Effective gravitational couplings for cosmological perturbations in the most general scalar-tensor theories with second-order field equations

TL;DR

The paper derives the full linear perturbation equations for the most general scalar-tensor theories with second-order field equations (Horndeski framework) including non-relativistic matter, and computes the effective gravitational coupling $G_{ m eff}$ and the lensing-related potential $\Phi_{\rm eff}$ under a quasi-static approximation on sub-horizon scales. It provides explicit expressions for $G_{ m eff}$ and the anisotropic stress parameter $\eta$ in terms of the model functions and the scalar mass $M$, and applies the results to several dark energy models (e.g., $f(R)$, Brans-Dicke, kinetic gravity braiding, covariant Galileon, and field-derivative couplings to the Einstein tensor).
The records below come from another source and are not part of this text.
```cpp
int Engine::run_vocoder_window16(Call& c, WinCtx& w) {
    std::string& err = c.err;
    const int B = c.B, n_up = c.n_up;
    const int F = hp.flow_size;
    const bool refmode = c.refmode;
    Call::S2& s2 = c.s2;
    const std::vector<int>& sts = c.sts;
    const int lws = c.lws;
    const int Lw = w.Lw;
    const int* const* d_len = w.d_len;
    const std::vector<int>& smax = w.smax;
    const std::vector<int64_t>& ssum = w.ssum;
    const TensorRef zwin = w.zwin, pre = w.pre, wv = w.wv;
    const int emit_lo = w.emit_lo;
    const int* emit_hi = w.emit_hi;
    const float final_slope = w.final_slope;
    auto TR = make_ref;
    auto R16 = [](float* base, int channels, int stride) {
        Ref16 r;
        r.p = reinterpret_cast<uint16_t*>(base);
        r.ts = stride;
// ... 430 lines not shown
        }
        bool splitrb[3] = {false, false, false};
        bool any_split = false;
        for (size_t j = 0; j < nk && j < 3 && split_on() && s2.sp_u; ++j) {
            const ResBlockW& R = U.rbs[j];
            bool f = !fusedrb[j] && C >= 128;
            for (size_t d = 0; d < R.dil.size() && f; ++d) f = conv_split_supported(R.c1[d], R.dil[d]) && conv_split_supported(R.c2[d], 1);
            splitrb[j] = f;
            any_split = any_split || f;
        }
        auto SR = [&](uint16_t* ptr) {
            Split3Ref r;
            r.p = ptr;
            r.ts = sts[st_out];
            r.ps = (int64_t)C * sts[st_out];
            r.bs = 3 * r.ps;
            return r;
        };
        if (any_split) {
            prof.begin("split_planes", 0, 10.0 * (double)C * (double)ssum[st_out], stream);
            HIP_OK(launch_split_planes(bu, C, d_len[st_out], B, smax[st_out], hp.lrelu, SR(s2.sp_u), stream));
            prof.end(stream);
        }
        bool sum3 = false;
        auto run_block = [&](size_t j, hipStream_t sj) -> int {
            const ResBlockW& R = U.rbs[j];
            const PackedConv* w1[3] = {&R.c1[0], &R.c1[1], &R.c1[2]};
            const PackedConv* w2[3] = {&R.c2[0], &R.c2[1], &R.c2[2]};
            RbBlock32Call f;
            f.x = bu;
            f.lens = d_len[st_out];
            f.batch = B;
            f.tmax = smax[st_out];
            f.slope = hp.lrelu;
            f.y = bsum;
            if (j > 0) f.acc = bsum;
            if (j + 1 == nk) {
                if (refmode) {
                    f.scale = (float)(1.0 / (double)nk);
                    f.scale_div = 0;
                } else {
                    f.scale = (float)nk;
                    f.scale_div = 1;
                }
                if (i + 1 < n_up) {
                    f.post_act = 2;
                    f.post_slope = hp.lrelu;
                }
            } else {
                f.scale = 1.f;
            }
            if (sum3) {
                f.y = TR(s2.by[j], C, sts[st_out]);
                f.acc = TensorRef();
                f.scale = 1.f;
                f.scale_div = 0;
                f.post_act = 0;
            }
            if (prof.on) {
                char full[160];
                std::snprintf(full, sizeof(full), "hifigan_resblock_block|k%d|d135|b%d|e0|c%dx%d", R.k, C, C, C);
                const double n_out = (double)C * (double)ssum[st_out];
                double bytes = 4.0 * n_out * (2 + (f.acc.p ? 1 : 0));
                for (size_t d = 0; d < R.dil.size(); ++d) bytes += (double)R.c1[d].bytes + (double)R.c2[d].bytes;
                prof.begin(full, 3.0 * 2.0 * 2.0 * (double)C * C * R.k * (double)ssum[st_out], bytes, sj, true);
            }
            HIP_OK(launch_rbblock32(w1, w2, f, sj));
            prof.end(sj);
            return 0;
        };
        bool grouped = exact32 && !any_split && !knobs.no_rb_group && nk >= 2 && nk <= 3 && knobs.rb_streams > 1 && (prof.on || knobs.rb_group_always);
        {
            int members = 0, seen = 0;
            for (size_t j = 0; j < nk && grouped; ++j) {
                const ResBlockW& R = U.rbs[j];
                if (R.dil != U.rbs[0].dil) grouped = false;
                if (fusedrb[j]) continue;
                const int bit = R.k == 11 ? 1 : R.k == 7 ? 2 : R.k == 3 ? 4 : 0;
                if (!bit || (seen & bit)) grouped = false;
                seen |= bit;
                ConvCall shape;
                shape.batch = B;
                shape.t_in = shape.t_out = smax[st_out];
                for (size_t d = 0; d < R.dil.size() && grouped; ++d)
                    grouped = conv_group_supported(R.c1[d], R.dil[d]) && conv_group_supported(R.c2[d], 1) && resolve_conv_tile(R.c1[d], shape) == TILE_128x128;
                ++members;
            }
            grouped = grouped && members >= 2;
        }
        const bool par = knobs.rb_streams > 1 && nk >= 2 && nk <= 3 && !prof.on;
        auto bufq = [&](size_t j) { return (par || grouped) ? (int)j : 0; };
        auto mk_c1 = [&](size_t j, size_t d) {
            const ResBlockW& R = U.rbs[j];
            const int q = bufq(j);
            TensorRef by = TR(s2.by[q], C, sts[st_out]), bt = TR(s2.bt[q], C, sts[st_out]), byl = TR(s2.byl[q], C, sts[st_out]);
            TensorRef resid = d == 0 ? bu : by;
            ConvCall c1;
            c1.x = lcopy ? (d > 0 ? byl : bul) : resid;
            c1.y = bt;
            c1.len_in = c1.len_out = d_len[st_out];
            c1.batch = B;
            c1.t_in = c1.t_out = smax[st_out];
            c1.sum_in = c1.sum_out = ssum[st_out];
            c1.dil = R.dil[d];
            c1.pad_l = (R.k * R.dil[d] - R.dil[d]) / 2;
            c1.pre_act = lcopy ? 0 : 1;
            c1.slope = hp.lrelu;
            c1.post_act = 2;
            c1.post_slope = hp.lrelu;
            if (j < 3 && splitrb[j]) {
                c1.x = TensorRef();
                c1.xs3 = d > 0 ? SR(s2.sp_y[q]) : SR(s2.sp_u);
                c1.y = TensorRef();
                c1.ys3 = SR(s2.sp_t[q]);
                c1.ys3_slope = hp.lrelu;
                c1.pre_act = 0;
                c1.post_act = 0;
            }
            return c1;
        };
        auto mk_c2 = [&](size_t j, size_t d) {
            const ResBlockW& R = U.rbs[j];
            const size_t nd = R.dil.size();
            const int q = bufq(j);
            TensorRef by = TR(s2.by[q], C, sts[st_out]), bt = TR(s2.bt[q], C, sts[st_out]), byl = TR(s2.byl[q], C, sts[st_out]);
            ConvCall c2 = mk_c1(j, d);
            c2.x = bt;
            c2.pre_act = 0;
            c2.post_act = 0;
            c2.y2 = (d + 1 < nd && lcopy) ? byl.p : nullptr;
            c2.dil = 1;
            c2.pad_l = (R.k - 1) / 2;
            c2.res = d == 0 ? bu : by;
            if (j < 3 && splitrb[j]) {
                c2.y = by;
                c2.xs3 = SR(s2.sp_t[q]);
                c2.y2 = nullptr;
                c2.ys3 = Split3Ref();
                if (d + 1 < nd) {
                    c2.ys3 = SR(s2.sp_y[q]);
                    c2.ys3_slope = hp.lrelu;
                }
            }
            if (d + 1 < nd) c2.y = by;
            else {
                c2.y = bsum;
                if (j > 0) c2.acc = bsum;
                if (j + 1 == nk) {
                    if (refmode) {
                        c2.scale = (float)(1.0 / (double)nk);
                        c2.scale_div = 0;
                    } else {
                        c2.scale = (float)nk;
                        c2.scale_div = 1;
                    }
                } else {
                    c2.scale = 1.f;
                }
                if (j + 1 == nk && i + 1 < n_up) {
                    c2.post_act = 2;
                    c2.post_slope = hp.lrelu;
                }
                if (sum3) {
                    c2.y = by;
                    c2.acc = TensorRef();
                    c2.scale = 1.f;
                    c2.scale_div = 0;
                    c2.post_act = 0;
// ... 3 lines not shown
        };
        auto run_fused = [&](size_t j, size_t d, hipStream_t sj) -> int {
            const ResBlockW& R = U.rbs[j];
            const size_t nd = R.dil.size();
            const int q = bufq(j);
            TensorRef by = TR(s2.by[q], C, sts[st_out]), bt = TR(s2.bt[q], C, sts[st_out]);
            const bool last = d + 1 == nd;
            RbPair32Call f;
            f.x = d == 0 ? bu : ((d & 1) ? by : bt);
            f.lens = d_len[st_out];
            f.batch = B;
            f.tmax = smax[st_out];
            f.dil = R.dil[d];
            f.slope = hp.lrelu;
            if (!last) {
                f.y = (d & 1) ? bt : by;
            } else {
                f.y = bsum;
                if (j > 0) f.acc = bsum;
                if (j + 1 == nk) {
                    if (refmode) {
                        f.scale = (float)(1.0 / (double)nk);
                        f.scale_div = 0;
                    } else {
                        f.scale = (float)nk;
                        f.scale_div = 1;
                    }
                    if (i + 1 < n_up) {
                        f.post_act = 2;
                        f.post_slope = hp.lrelu;
                    }
                } else {
                    f.scale = 1.f;
                }
                if (sum3) {
                    f.y = by;
                    f.acc = TensorRef();
                    f.scale = 1.f;
                    f.scale_div = 0;
                    f.post_act = 0;
                }
            }
            if (prof.on) {
                char full[160];
                std::snprintf(full, sizeof(full), "hifigan_resblock_pair|k%d|d%d|f%d|e0|c%dx%d", R.k, R.dil[d], C, C, C);
                const double n_out = (double)C * (double)ssum[st_out];
                prof.begin(full, 2.0 * 2.0 * (double)C * C * R.k * (double)ssum[st_out], 4.0 * n_out * (3 + (f.acc.p ? 1 : 0)) + (double)R.c1[d].bytes + (double)R.c2[d].bytes, sj, true);
            }
            HIP_OK(launch_rbpair32(R.c1[d], R.c2[d], f, sj));
            prof.end(sj);
            return 0;
        };
        if (grouped) {
            const size_t nd = U.rbs[0].dil.size();
            bool any_fused = false;
            for (size_t j = 0; j < nk; ++j) any_fused = any_fused || (fusedrb[j] && !blockrb[j]);
            hipStream_t sf = (any_fused && !prof.on) ? side_[0] : stream;
            if (sf != stream) {
                HIP_OK(hipEventRecord(ev_fork_, stream));
                HIP_OK(hipStreamWaitEvent(sf, ev_fork_, 0));
            }
            for (size_t j = 0; j < nk; ++j)
                if (fusedrb[j] && !blockrb[j])
                    for (size_t d = 0; d + 1 < nd; ++d)
                        if (run_fused(j, d, sf)) return -1;
            if (sf != stream) HIP_OK(hipEventRecord(ev_done_[0], sf));
            auto run_group = [&](size_t d, bool second) -> int {
                const PackedConv* gw[3];
                ConvCall gc[3];
                int n = 0;
                double flop = 0, bytes = 0;
                for (size_t j = 0; j < nk; ++j) {
                    if (fusedrb[j]) continue;
                    const ResBlockW& R = U.rbs[j];
                    gw[n] = second ? &R.c2[d] : &R.c1[d];
                    gc[n] = second ? mk_c2(j, d) : mk_c1(j, d);
                    const ConvCall& cc = gc[n];
                    flop += conv_flops(*gw[n], cc, ssum[st_out]);
                    bytes += 4.0 * ((double)C * ssum[st_out] * (2 + (cc.res.p ? 1 : 0) + (cc.acc.p ? 1 : 0) + (cc.y2 ? 1 : 0))) + (double)gw[n]->bytes;
                    ++n;
                }
                if (prof.on) {
                    char full[160];
                    std::snprintf(full, sizeof(full), "hifigan_resblock_group%d|kG|d%d|G0|e0|c%dx%d", n, second ? 1 : U.rbs[0].dil[d], C, C);
                    prof.begin(full, flop, bytes, stream, true);
                }
                HIP_OK(launch_conv_group(gw, gc, n, stream));
                prof.end(stream);
                return 0;
            };
            for (size_t d = 0; d < nd; ++d) {
                if (run_group(d, false)) return -1;
                if (d + 1 < nd && run_group(d, true)) return -1;
            }
            if (sf != stream) HIP_OK(hipStreamWaitEvent(stream, ev_done_[0], 0));
            for (size_t j = 0; j < nk; ++j) {
                if (blockrb[j]) {
                    if (run_block(j, stream)) return -1;
                } else if (fusedrb[j]) {
                    if (run_fused(j, nd - 1, stream)) return -1;
                } else {
                    HIP_OK(conv("hifigan_resblock_conv", U.rbs[j].c2[nd - 1], mk_c2(j, nd - 1), stream));
                }
            }
            cur = bsum;
            continue;
        }
        {
            bool odd = true;
            for (size_t j = 0; j < nk; ++j) odd = odd && (U.rbs[j].dil.size() & 1);
            sum3 = par && odd && !any_split && !knobs.kernel.no_rb_sum3 && !knobs.kernel.no_rb_sum3_f32 && w.ssum[0] < knobs.rb32_sum3_max_frames;
        }
        if (par) {
            HIP_OK(hipEventRecord(ev_fork_, stream));
            for (size_t j = 1; j < nk; ++j) HIP_OK(hipStreamWaitEvent(side_[j - 1], ev_fork_, 0));
        }
        for (size_t jj = 0; jj < nk; ++jj) {
            const size_t j = sum3 ? nk - 1 - jj : jj;
            const ResBlockW& R = U.rbs[j];
            const size_t nd = R.dil.size();
            hipStream_t sj = par && jj > 0 ? side_[jj - 1] : stream;
            const bool fuse_rb = j < 3 ? fusedrb[j] : false;
            if (j < 3 && blockrb[j]) {
                if (par && j > 0 && !sum3) HIP_OK(hipStreamWaitEvent(sj, ev_done_[j - 1], 0));
                if (run_block(j, sj)) return -1;
                if (par) HIP_OK(hipEventRecord(ev_done_[j], sj));
                continue;
            }
            for (size_t d = 0; d < nd; ++d) {
                const bool last = d + 1 == nd;
                if (!fuse_rb) HIP_OK(conv("hifigan_resblock_conv", R.c1[d], mk_c1(j, d), sj));
                if (par && last && j > 0 && !sum3) HIP_OK(hipStreamWaitEvent(sj, ev_done_[j - 1], 0));
                if (fuse_rb) {
                    if (run_fused(j, d, sj)) return -1;
                } else {
                    HIP_OK(conv("hifigan_resblock_conv", R.c2[d], mk_c2(j, d), sj));
                }
                if (par && last) HIP_OK(hipEventRecord(ev_done_[j], sj));
            }
        }
        if (par) HIP_OK(hipStreamWaitEvent(stream, ev_done_[nk - 1], 0));
        if (sum3) {
            for (size_t j = 0; j + 1 < nk; ++j) HIP_OK(hipStreamWaitEvent(stream, ev_done_[j], 0));
            const bool div = !refmode;
            const bool act = i + 1 < n_up;
            prof.begin("hifigan_resblock_sum", 0, 4.0 * (nk + 1) * (double)C * (double)ssum[st_out], stream);
            HIP_OK(launch_rb_sum3_std(TR(s2.by[0], C, sts[st_out]), TR(s2.by[1], C, sts[st_out]), nk > 2 ? TR(s2.by[2], C, sts[st_out]) : TensorRef(), bsum, C, d_len[st_out], B, smax[st_out],
                                      div ? (float)nk : (float)(1.0 / (double)nk), div ? 1 : 0, act ? 2 : 0, hp.lrelu, stream));
            prof.end(stream);
        }
        cur = bsum;
    }
    prof.begin("hifigan_conv_post_tanh", 2.0 * dec_post_cin_ * dec_post_k_ * (double)ssum[n_up], 4.0 * (dec_post_cin_ + 1) * (double)ssum[n_up], stream);
    HIP_OK(launch_conv_post(cur, dec_post_w_, dec_post_cin_, dec_post_k_, final_slope, pre, wv, d_len[n_up], B, smax[n_up], stream, emit_lo, emit_hi, arith_now_));
    prof.end(stream);
    (void)F;
    return 0;
}

}
```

These results enable robust tests of modified gravity using large-scale structure, weak lensing, and CMB observations, and clarify the conditions under which the quasi-static approximation is valid. The work also clarifies how different Horndeski models imprint distinct signatures on matter growth and light propagation, providing a framework to discriminate between competing theories with upcoming surveys.

Abstract

In the Horndeski's most general scalar-tensor theories the equations of scalar density perturbations are derived in the presence of non-relativistic matter minimally coupled to gravity. Under a quasi-static approximation on sub-horizon scales we obtain the effective gravitational coupling $G_{eff}$ associated with the growth rate of matter perturbations as well as the effective gravitational potential $Φ_{eff}$ relevant to the deviation of light rays. We then apply our formulas to a number of modified gravitational models of dark energy--such as those based on f(R) theories, Brans-Dicke theories, kinetic gravity braidings, covariant Galileons, and field derivative couplings with the Einstein tensor. Our results are useful to test the large-distance modification of gravity from the future high-precision observations of large-scale structure, weak lensing, and cosmic microwave background.